= Hecato of Rhodes =

Greek Stoic philosopher (fl. c. 100 BCE)

Hecato or Hecaton of Rhodes (Ἑκάτων; ) was a Greek Stoic philosopher.

He was a native of Rhodes, and a disciple of Panaetius, but nothing else is known of his life. It is clear that he was eminent amongst the Stoics of the period. He was a voluminous writer, but nothing remains. Diogenes Laërtius mentions six treatises written by Hecato:
- Περὶ ἀγαθῶν – On Goods, in at least nineteen books.
- Περὶ ἀρετῶν – On Virtues.
- Περὶ παθῶν – On Passions.
- Περὶ τελῶν – On Ends.
- Περὶ παραδόξων – On Paradoxes, in at least thirteen books.
- Χρεῖαι – Maxims.
In addition Cicero writes that Hecato wrote a work on On Duties, (De Officiis) dedicated to Quintus Tubero.
Hecato is also frequently mentioned by Seneca in his treatise De Beneficiis. Seneca also quotes Hecato in his Epistulae morales ad Lucilium;

Cease to hope, and you will cease to fear. (Epistle V)

What progress, you ask, have I made? I have begun to be a friend to myself.(Epistle VI)

I can show you a philtre, compounded without drugs, herbs, or any witch's incantation: 'If you want to be loved, love.' (Epistle IX)

According to Diogenes, Hecato divided the virtues into two kinds, those founded on scientific intellectual principles (i.e. wisdom and justice), and those with no such basis (e.g., temperance and the resultant health and vigor).

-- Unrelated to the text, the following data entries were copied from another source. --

# burn-research/OpenMEASURE

Measured on AMD Instinct MI355X. Metric: SPR fit+reconstruct throughput (GB/s snapshot matrix), higher is better.
Workload: dtype f64

## Files before the change

openmeasure_amd/csrc/common.hpp:

```cpp
#pragma once
#include <hip/hip_runtime.h>
#include <stdint.h>
#include <stdio.h>

#include "spr_hip.h"

typedef double f64x4 __attribute__((ext_vector_type(4)));
typedef double f64x2 __attribute__((ext_vector_type(2)));

void spr_set_error(const char *fmt, ...);

#define SPR_REQUIRE(cond, code, ...)      \
  do {                                    \
    if (!(cond)) {                        \
      spr_set_error(__VA_ARGS__);         \
      return (code);                      \
    }                                     \
  } while (0)

#define SPR_HIP_TRY(expr)                                                          \
  do {                                                                             \
    hipError_t e__ = (expr);                                                       \
    if (e__ != hipSuccess) {                                                       \
      spr_set_error("%s failed: %s (%s:%d)", #expr, hipGetErrorString(e__),       \
// ... 42 lines not shown
__host__ __device__ inline int seg_first_feature(const SegPlan &p) { return (int)(p.row0 / p.n_points); }
__host__ __device__ inline int seg_last_feature(const SegPlan &p) {
  int64_t f = (p.row0 + p.n_rows - 1) / p.n_points;
  if (f > p.n_features - 1) f = p.n_features - 1;
  return (int)f;
}

inline int seg_total_wgs(const SegPlan &p) {
  int tot = 0;
  for (int f = seg_first_feature(p); f <= seg_last_feature(p); ++f) {
    int64_t lo, hi;
    seg_range(p, f, lo, hi);
    tot += seg_wgs(p, hi - lo);
  }
  return tot;
}

__device__ inline bool seg_locate(const SegPlan &p, int b, int &f, int &wl, int &wpf, int &base,
                                  int64_t &lo, int64_t &hi) {
  int acc = 0;
  int f1 = seg_last_feature(p);
  for (int ff = seg_first_feature(p); ff <= f1; ++ff) {
    seg_range(p, ff, lo, hi);
    int w = seg_wgs(p, hi - lo);
    if (b < acc + w) {
      f = ff; wl = b - acc; wpf = w; base = acc;
      return true;
    }
    acc += w;
  }
  return false;
}

template <int CTRL>
__device__ inline double dpp_f64(double v) {
  union { double d; int i[2]; } a, b;
  a.d = v;
  b.i[0] = __builtin_amdgcn_update_dpp(0, a.i[0], CTRL, 0xF, 0xF, true);
  b.i[1] = __builtin_amdgcn_update_dpp(0, a.i[1], CTRL, 0xF, 0xF, true);
  return b.d;
}

template <int WIDTH>
__device__ inline double group_sum_t(double v) {
  if (WIDTH >= 2) v += dpp_f64<0xB1>(v);
  if (WIDTH >= 4) v += dpp_f64<0x4E>(v);
  if (WIDTH >= 8) v += dpp_f64<0x141>(v);
  if (WIDTH >= 16) v += dpp_f64<0x140>(v);
  if (WIDTH >= 32) v += __shfl_xor(v, 16, 64);
  if (WIDTH >= 64) v += __shfl_xor(v, 32, 64);
  return v;
}

__device__ inline double group_sum(double v, int width) {
  for (int o = width >> 1; o > 0; o >>= 1) v += __shfl_xor(v, o, 64);
  return v;
}

constexpr int spr_pow2_divisor_le64(int n) {
  int p = 1;
  while (p < 64 && n % (2 * p) == 0) p *= 2;
  return p;
}

inline int spr_round_mt(int m) {
  static const int sup[] = {1, 2, 3, 4, 6, 8, 12, 16};
  int need = (m + 15) / 16;
  for (int s : sup)
    if (s >= need) return s;
  return -1;
}
```

openmeasure_amd/csrc/qr_pivot.hip:

```cpp
#include <stdlib.h>

#include <type_traits>

#include "rowtile.hpp"

namespace {

constexpr int QR_THREADS = 256;
#ifndef QR_EPOCH_DEEP
#define QR_EPOCH_DEEP 0
#endif
#ifndef QR_ABLATE
#define QR_ABLATE 0
#endif
#ifndef QR_TOPT_N
#define QR_TOPT_N 16
#endif
constexpr int QR_TOPT = QR_TOPT_N;
constexpr int QR_MAX_BLOCKS = 1024;
constexpr int QR_BATCH = 16;
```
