template <int TM, int TN, bool TB, int EPI_>
__global__ __launch_bounds__(THREADS) void gemm_bf16v2_kernel(Args a)
{
    using Cfg = V2Cfg<TM, TN>;
    constexpr int BM = Cfg::BM, BN = Cfg::BN, KB = Cfg::KB, R = Cfg::R;
    __shared__ __attribute__((aligned(16))) unsigned char Lds[Cfg::BYTES];
    unsigned short* ImgA = reinterpret_cast<unsigned short*>(Lds);
    unsigned short* ImgB = ImgA + R * BM * KB;
    float* Red = reinterpret_cast<float*>(Lds);

    if ((int)blockIdx.z < a.job_on) {
        const long plane = (long)gridDim.x * gridDim.y;
        air_step_job_run(a.job, blockIdx.z * plane + (long)blockIdx.y * gridDim.x + blockIdx.x, plane * a.job_on);
        return;
    }
    const int nslab = (int)gridDim.z - a.job_on;
    const int zslab = (int)blockIdx.z - a.job_on;
    const int tid = threadIdx.x, lane = tid & 63, wave = tid >> 6;
    int tile_m, tile_n;
    xcd_tile(tile_m, tile_n);
    const int m0 = tile_m * BM, n0 = EPI_ == AIR_EPI_LSTM_FWD0 ? tile_n * 4 : tile_n * BN / TN * (a.gstride == 16 ? TN : 1);
    const int kbeg = zslab * a.kslab;
    const int kend = min(a.K, kbeg + a.kslab);

    AIR_STAMP(56);
    f32x4 acc[TM][TN];
#pragma unroll
    for (int i = 0; i < TM; ++i)
#pragma unroll
        for (int j = 0; j < TN; ++j) acc[i][j] = f32x4{0.f, 0.f, 0.f, 0.f};

    Pre<TM, TN> pre;

    const char* Ab = reinterpret_cast<const char*>(a.A);
    const char* Bb = reinterpret_cast<const char*>(a.B);
    const bool a8 = !(((a.lda & 3) == 0) && aligned16(a.A) && ((a.K & 3) == 0));
    const bool b8 = !(((a.ldb & 3) == 0) && aligned16(a.B) &&
                      (TB ? ((a.K & 3) == 0) : (((a.N & 3) == 0) && ((a.gstride & 3) == 0) && ((a.gwidth & 3) == 0))));
    constexpr int TA_N = (R * BM * 8 + THREADS - 1) / THREADS;
    constexpr int TBK_N = (R * BN * 8 + THREADS - 1) / THREADS;
    constexpr int TBN_N = (R * BN * 2 + THREADS - 1) / THREADS;

    float4 va[TA_N][2];
    float4 vbk[TB ? TBK_N : 1][2];
    float4 vbn[TB ? 1 : TBN_N][8];
    auto issue_loads_t = [&](int kr, auto ha_t, auto hb_t) __attribute__((always_inline)) {
        constexpr bool HA = decltype(ha_t)::value, HB = decltype(hb_t)::value;
#pragma unroll
        for (int i = 0; i < 2 * TA_N; ++i) {
            const int u = tid + THREADS * i;
            const int c = u / (BM * 16), row = (u / 16) % BM, hh = u & 15;
            const int gm = m0 + row, gk = kr + c * KB + hh * 4;
            const bool okr = (u < R * BM * 16) && gm < a.M;
            const unsigned off = ((unsigned)gm * (unsigned)a.lda + (unsigned)gk) * 4u;
            va[i >> 1][i & 1] = ldg16x<HA>(Ab, off, okr && gk < kend, okr && gk + 2 < kend);
        }
        if (TB) {
#pragma unroll
            for (int i = 0; i < 2 * TBK_N; ++i) {
                const int u = tid + THREADS * i;
                const int c = u / (BN * 16), col = (u / 16) % BN, hh = u & 15;
                const int j = col >> 4, cc = col & 15;
                const int gn = n0 + j * a.gstride + cc, cg = n0 + cc + (a.gstride == 16 ? j * 16 : 0);
                const int gk = kr + c * KB + hh * 4;
                const bool okr = (u < R * BN * 16) && cg < a.gwidth && gn < a.N;
                const unsigned off = ((unsigned)gn * (unsigned)a.ldb + (unsigned)gk) * 4u;
                vbk[i >> 1][i & 1] = ldg16x<HB>(Bb, off, okr && gk < kend, okr && gk + 2 < kend);
            }
        } else {
#pragma unroll
            for (int i = 0; i < TBN_N; ++i) {
                const int t = tid + THREADS * i;
                const int c = t / (BN * 2), q = (t / 8) % (BN / 4), g = t & 7;
                const int col = q * 4, j = col >> 4, cc = col & 15;
                const int gn = EPI_ == AIR_EPI_LSTM_FWD0 ? n0 + q * a.gstride : n0 + j * a.gstride + cc;
                const int cg = EPI_ == AIR_EPI_LSTM_FWD0 ? n0 : n0 + cc + (a.gstride == 16 ? j * 16 : 0);
                const int gk = kr + c * KB + g * 8;
                const bool okc = (t < R * BN * 2) && cg < a.gwidth && gn < a.N;
                const bool okh = okc && cg + 2 < a.gwidth && gn + 2 < a.N;
                const unsigned off = ((unsigned)gk * (unsigned)a.ldb + (unsigned)gn) * 4u;
#pragma unroll
                for (int r = 0; r < 8; ++r)
                    vbn[i][r] = ldg16x<HB>(Bb, off + (unsigned)r * ((unsigned)a.ldb * 4u), okc && gk + r < kend,
                                           okh && gk + r < kend);
            }
        }
    };
    auto k_loop = [&](auto ha_t, auto hb_t) __attribute__((always_inline)) {
    auto issue_loads = [&](int kr) __attribute__((always_inline)) { issue_loads_t(kr, ha_t, hb_t); };
    issue_loads(kbeg);
    if (nslab == 1) epilogue_prefetch<TM, TN, EPI_>(a, pre, m0, n0, lane, wave);
    AIR_STAMP(57);
    for (int kr = kbeg; kr < kend; kr += R * KB) {
        if (kr > kbeg) __syncthreads();
#pragma unroll
        for (int i = 0; i < 2 * TA_N; ++i) {
            const int u = tid + THREADS * i;
            const int c = u / (BM * 16), row = (u / 16) % BM, hh = u & 15;
            const float4& x = va[i >> 1][i & 1];
            uint2 w;
            w.x = air_pack_bf16(x.x, x.y); w.y = air_pack_bf16(x.z, x.w);
            if (u < R * BM * 16)
                *reinterpret_cast<uint2*>(&ImgA[(c * BM + row) * KB + (((hh >> 1) ^ (row & 7)) << 3) + (hh & 1) * 4]) = w;
        }
        if (TB) {
#pragma unroll
            for (int i = 0; i < 2 * TBK_N; ++i) {
                const int u = tid + THREADS * i;
                const int c = u / (BN * 16), col = (u / 16) % BN, hh = u & 15;
                const float4& x = vbk[i >> 1][i & 1];
                uint2 w;
                w.x = air_pack_bf16(x.x, x.y); w.y = air_pack_bf16(x.z, x.w);
                if (u < R * BN * 16)
                    *reinterpret_cast<uint2*>(&ImgB[(c * BN + col) * KB + (((hh >> 1) ^ (col & 7)) << 3) + (hh & 1) * 4]) = w;
            }
        } else {
#pragma unroll
            for (int i = 0; i < TBN_N; ++i) {
                const int t = tid + THREADS * i;
                const int c = t / (BN * 2), q = (t / 8) % (BN / 4), g = t & 7;
                if (t < R * BN * 2) {
#pragma unroll
                    for (int e = 0; e < 4; ++e) {
                        const int col = q * 4 + e;
                        auto el = [&](int r) { const float4& x = vbn[i][r]; return e == 0 ? x.x : e == 1 ? x.y : e == 2 ? x.z : x.w; };
                        uint4 w;
                        w.x = air_pack_bf16(el(0), el(1)); w.y = air_pack_bf16(el(2), el(3));
                        w.z = air_pack_bf16(el(4), el(5)); w.w = air_pack_bf16(el(6), el(7));
                        *reinterpret_cast<uint4*>(&ImgB[(c * BN + col) * KB + ((g ^ (col & 7)) << 3)]) = w;
                    }
                }
            }
        }
        if (kr + R * KB < kend) issue_loads(kr + R * KB);
        __syncthreads();
        AIR_STAMP(58);
        const int cfirst = (wave - ((kr - kbeg) / KB)) & 3;
#pragma unroll
        for (int cc = 0; cc < (R + 3) / 4; ++cc) {
            const int c = cfirst + 4 * cc;
            if (c < R && kr + c * KB < kend) {
#pragma unroll
                for (int ks = 0; ks < 2; ++ks) {
                    const int slot = ks * 4 + (lane >> 4);
                    bf16x8 av[TM], bv[TN];
#pragma unroll
                    for (int i = 0; i < TM; ++i) {
                        const int row = i * 16 + (lane & 15);
                        av[i] = *reinterpret_cast<const bf16x8*>(&ImgA[(c * BM + row) * KB + ((slot ^ (row & 7)) << 3)]);
                    }
#pragma unroll
                    for (int j = 0; j < TN; ++j) {
                        const int col = j * 16 + (lane & 15);
                        bv[j] = *reinterpret_cast<const bf16x8*>(&ImgB[(c * BN + col) * KB + ((slot ^ (col & 7)) << 3)]);
                    }
#pragma unroll
                    for (int i = 0; i < TM; ++i)
#pragma unroll
                        for (int j = 0; j < TN; ++j)
                            acc[i][j] = __builtin_amdgcn_mfma_f32_16x16x32_bf16(av[i], bv[j], acc[i][j], 0, 0, 0);
                }
            }
        }
    }
    };
    {
        using T_ = std::true_type; using F_ = std::false_type;
        if (!a8 && !b8) k_loop(F_{}, F_{});
        else if (!a8) k_loop(F_{}, T_{});
        else if (!b8) k_loop(T_{}, F_{});
        else k_loop(T_{}, T_{});
    }
    AIR_STAMP(59);
    __syncthreads();
    reduce_waves<TM, TN>(acc, Red, lane, wave);
    AIR_STAMP(60);
    if (nslab > 1) {
        float* Cz = a.C + (size_t)zslab * a.slab_stride;
        for (int t = wave; t < TM * TN; t += 4) {
            const int i = t / TN, j = t % TN;
#pragma unroll
            for (int q = 0; q < 4; ++q) {
                const int m = m0 + i * 16 + (lane >> 4) * 4 + q;
                const int n = n0 + j * 16 + (lane & 15);
                if (m < a.M && n < a.N) Cz[(size_t)m * a.ldc + n] = Red[(t * 4 + q) * 64 + lane];
            }
        }
        return;
    }
    epilogue<TM, TN, EPI_>(a, pre, Red, m0, n0, lane, wave);
    AIR_STAMP(61);
}



template <int TM, int TN>
struct F32V2Cfg {
    static constexpr int BM = 16 * TM, BN = 16 * TN, KB = 64;
    static constexpr int IMG = (BM + BN) * KB * 4;
    static constexpr int RL = 81920 / IMG;
    static constexpr int RV = 24 / (TM + TN);
    static constexpr int R0 = RL < RV ? RL : RV;
    static constexpr int R = R0 > 8 ? 8 : (R0 < 1 ? 1 : R0);
    static constexpr int RED = 3 * TM * TN * 4 * 64 * 4;
    static constexpr int BYTES = (R * IMG > RED) ? R * IMG : RED;
};
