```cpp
extern "C" int lfa_correct_collide_undo(lfa_sim *s) {
	if (!s) return LFA_E_INVALID;
	if (!s->corr_begun) return LFA_OK;
	if (!s->corr_undo_valid)
		return lfa_fail(s, LFA_E_INVALID, "lfa_correct_collide_undo: positions, binning or solid cells have changed since lfa_correct_collide_begin");
	LFA_HIP(s, hipSetDevice(s->device));
	LFA_TRY(lfa_corr_commit(s));
	s->corr_begun = false;
	const size_t n = s->np_live;
	if (!n) return LFA_OK;
	ParticleSoA &cur = s->pb[s->cur], &oth = s->pb[s->cur ^ 1];
	hipLaunchKernelGGL(k_correct_undo, dim3((unsigned)((n + 255) / 256)), dim3(256), 0, s->stream, n, (const float4 *)correction_scratch(s),
	                   (const uint32_t *)oth.key, cur.key, cur.t[0], cur.t[1], cur.t[2]);
	LFA_LAUNCH_CHECK(s);
	return LFA_OK;
}

int lfa_g2p_stale(lfa_sim *s);
extern "C" int lfa_time_step(lfa_sim *s, double dt, double *residual, uint64_t *iterations) {
	if (!s) return LFA_E_INVALID;
	LFA_HIP(s, hipSetDevice(s->device));
	LFA_TRY(lfa_corr_commit(s));
	const bool tm = s->timing;
	enum { B_START = 24, B_ADVECT, B_BIN, B_P2G, B_SOLVE, B_APPLY, B_CORRECT, B_EXTRAP, B_G2P, B_JOIN };
	static_assert(B_CORRECT == LFA_EV_CORRECT_END, "event slot of the end of the correction");
	auto rec = [&](int id) -> int {
		if (tm) LFA_HIP(s, hipEventRecord(s->ev[id], s->stream));
		return LFA_OK;
	};
	LFA_TRY(rec(B_START));
	LFA_TRY(advect_collide(s, dt, true));
	LFA_TRY(rec(B_ADVECT));
	{
		const bool counted = s->counts_fresh;
		s->counts_fresh = false;
		LFA_TRY(lfa_hash_particles_impl(s, counted));
	}
	if (!s->sources.empty()) LFA_TRY(lfa_update_sources(s, nullptr));
	LFA_TRY(rec(B_BIN));
	const bool overlap = s->overlap_correction && (s->dist || s->np_live);
	LFA_TRY(lfa_p2g_run(s, true, dt));
	LFA_TRY(rec(B_P2G));
	if (overlap) {
		if (s->dist) LFA_TRY(lfa_dist_exchange_ghost_particles(s));
		LFA_TRY(correct_begin(s, dt, true));
	}
	double res = 0.0;
	uint64_t it = 0;
	int rc = LFA_OK;
	auto grid_stages = [&]() -> int {
		rc = lfa_pcg_solve(s, dt, &res, &it);
		if (rc < 0) return rc;
		LFA_TRY(rec(B_SOLVE));
		LFA_TRY(lfa_apply_pressure(s, dt));
		LFA_TRY(rec(B_APPLY));
		if (!overlap) {
			LFA_TRY(lfa_correct_collide(s, dt));
			LFA_TRY(rec(B_CORRECT));
		}
		LFA_TRY(lfa_extrapolate(s));
		return rec(B_EXTRAP);
	};
	const int rc_grid = grid_stages();
	if (overlap) LFA_TRY(lfa_corr_join(s));
	if (rc_grid < 0) return rc_grid;
	if (overlap && s->dist) LFA_TRY(lfa_dist_migrate(s, true));
	LFA_TRY(rec(B_JOIN));
	LFA_TRY(lfa_g2p_stale(s));
	if (tm) {
		LFA_TRY(rec(B_G2P));
		LFA_HIP(s, hipEventSynchronize(s->ev[B_G2P]));
		auto span = [&](int a, int b, double &out) -> int {
			float ms = 0.f;
			LFA_HIP(s, hipEventElapsedTime(&ms, s->ev[a], s->ev[b]));
			out = ms;
			return LFA_OK;
		};
		double *m = s->ms_next;
		const bool solved = it || s->n_ptiles;
		LFA_TRY(span(B_START, B_ADVECT, m[0]));
		LFA_TRY(span(B_ADVECT, B_BIN, m[1]));
		LFA_TRY(span(B_BIN, B_P2G, m[2]));
		LFA_TRY(span(16, 17, m[3]));
		if (solved) {
			LFA_TRY(span(B_P2G, 18, m[4]));
			LFA_TRY(span(18, B_SOLVE, m[5]));
		} else {
			LFA_TRY(span(B_P2G, B_SOLVE, m[4]));
			m[5] = 0.0;
		}
		LFA_TRY(span(B_SOLVE, B_APPLY, m[6]));
		if (s->np_live) {
			LFA_TRY(span(40, 41, m[7]));
			LFA_TRY(span(41, 42, m[8]));
		} else {
			m[7] = m[8] = 0.0;
		}
		if (overlap && !s->np_live) {
			m[9] = 0.0;
		} else {
			LFA_TRY(span(overlap ? 40 : B_APPLY, B_CORRECT, m[9]));
		}
		LFA_TRY(span(overlap ? B_APPLY : B_CORRECT, B_EXTRAP, m[10]));
		LFA_TRY(span(B_JOIN, B_G2P, m[11]));
		m[15] = overlap ? 1.0 : 0.0;
		LFA_TRY(span(B_START, B_G2P, m[12]));
		m[13] = (double)it;
		m[14] = it ? m[5] / (double)it : 0.0;
	}
	if (residual) *residual = res;
	if (iterations) *iterations = it;
	return rc;
}

extern "C" int lfa_get_correction_stats(lfa_sim *s, uint64_t stats[2]) {
	if (!s || !stats) return LFA_E_INVALID;
// ... 37 lines not shown
```

### libfluid_amd/csrc/pcg.h

```cpp
#pragma once
#include "common.h"

#define PCG_MAX_GRID 2048
#define PCG_WAVES 4
enum { PART_STRIDE = PCG_MAX_GRID + 64, PART_ZS = 0, PART_RMAX = PART_STRIDE, PART_SIG0 = 2 * PART_STRIDE,
       PART_SIG1 = 3 * PART_STRIDE, PART_B2 = 4 * PART_STRIDE, PART_TOTAL = 5 * PART_STRIDE };

extern int lfa_pcg_grid_cap;
static inline int pcg_grid(int n_ptiles) {
	int g = (n_ptiles + PCG_WAVES - 1) / PCG_WAVES;
	if (g < 1) g = 1;
	return g < lfa_pcg_grid_cap ? g : lfa_pcg_grid_cap;
}

static inline int pcg_grid_uncapped(int n_ptiles) {
	int g = (n_ptiles + PCG_WAVES - 1) / PCG_WAVES;
	if (g < 1) g = 1;
	return g < PCG_MAX_GRID ? g : PCG_MAX_GRID;
}

int lfa_build_rhs(lfa_sim *s, double dt);
int lfa_p2g_run(lfa_sim *s, bool fuse_gravity, double dt);
int lfa_dist_refresh_grid(lfa_sim *s, bool with_topology);

int lfa_mg_setup(lfa_sim *s);
int lfa_mg_apply(lfa_sim *s, double *part_sigma);
int lfa_mg_axpy_apply(lfa_sim *s, const void *sdir, const double *part_sigma, int n_sigma, const double *part_qs, int n_qs,
                      double *part_rmax, double *part_sigma_new);
int lfa_mg_axpy_apply_cg(lfa_sim *s, const double *gamma, int n_gamma, const double *gamma_old, int n_gamma_old, const double *delta,
                         int n_delta, const double *rmax_prev, int n_rmax, int iter, double *alpha_io, double *part_rmax,
                         double *part_sigma_new);
int lfa_mg_bench_part(lfa_sim *s, int part);
int lfa_mg_level0(const lfa_sim *s, const int **tiles, const int **slot);
int lfa_mg_solve_closed(lfa_sim *s, void *out = nullptr);
void lfa_mg_free(lfa_sim *s);
void lfa_mg_stats(const lfa_sim *s, uint64_t *launches_per_cycle, uint64_t *levels, uint64_t *first_co);
```

### libfluid_amd/csrc/pcg.hip

```cpp
#include "pcg.h"

#include <math.h>
#include <string.h>

#include <stdlib.h>

#include <algorithm>

namespace {

#define WAVE_SYNC() asm volatile("s_waitcnt lgkmcnt(0)" ::: "memory")

template <typename real> struct Vecs {
	real *p, *r, *z, *s, *pre, *q;
};

struct TileCtx {
	const int *ptiles;
	int n_ptiles;
	const int *tile_pslot;
	GridDims g;
};
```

Like the earlier Stoics, Cleanthes and Chrysippus, Hecato also held that virtue may be taught.

Cicero shows that he was much interested in casuistical questions, as, for example, whether a good man who received a coin he knew to be bad was justified in passing it on to another. On the whole, he is inclined to regard self-interest as the best criterion. This he modifies by explaining that self-interest is based on the relationships of life; a man needs money for the sake of his children, his friends and the state whose general prosperity depends on the wealth of its citizens:

It is a wise man's duty to take care of his private interests, at the same time doing nothing contrary to the civil customs, laws, and institutions. But that depends on our purpose in seeking prosperity; for we do not aim to be rich for ourselves alone but for our children, relatives, friends, and, above all, for our country. For the private fortunes of individuals are the wealth of the state.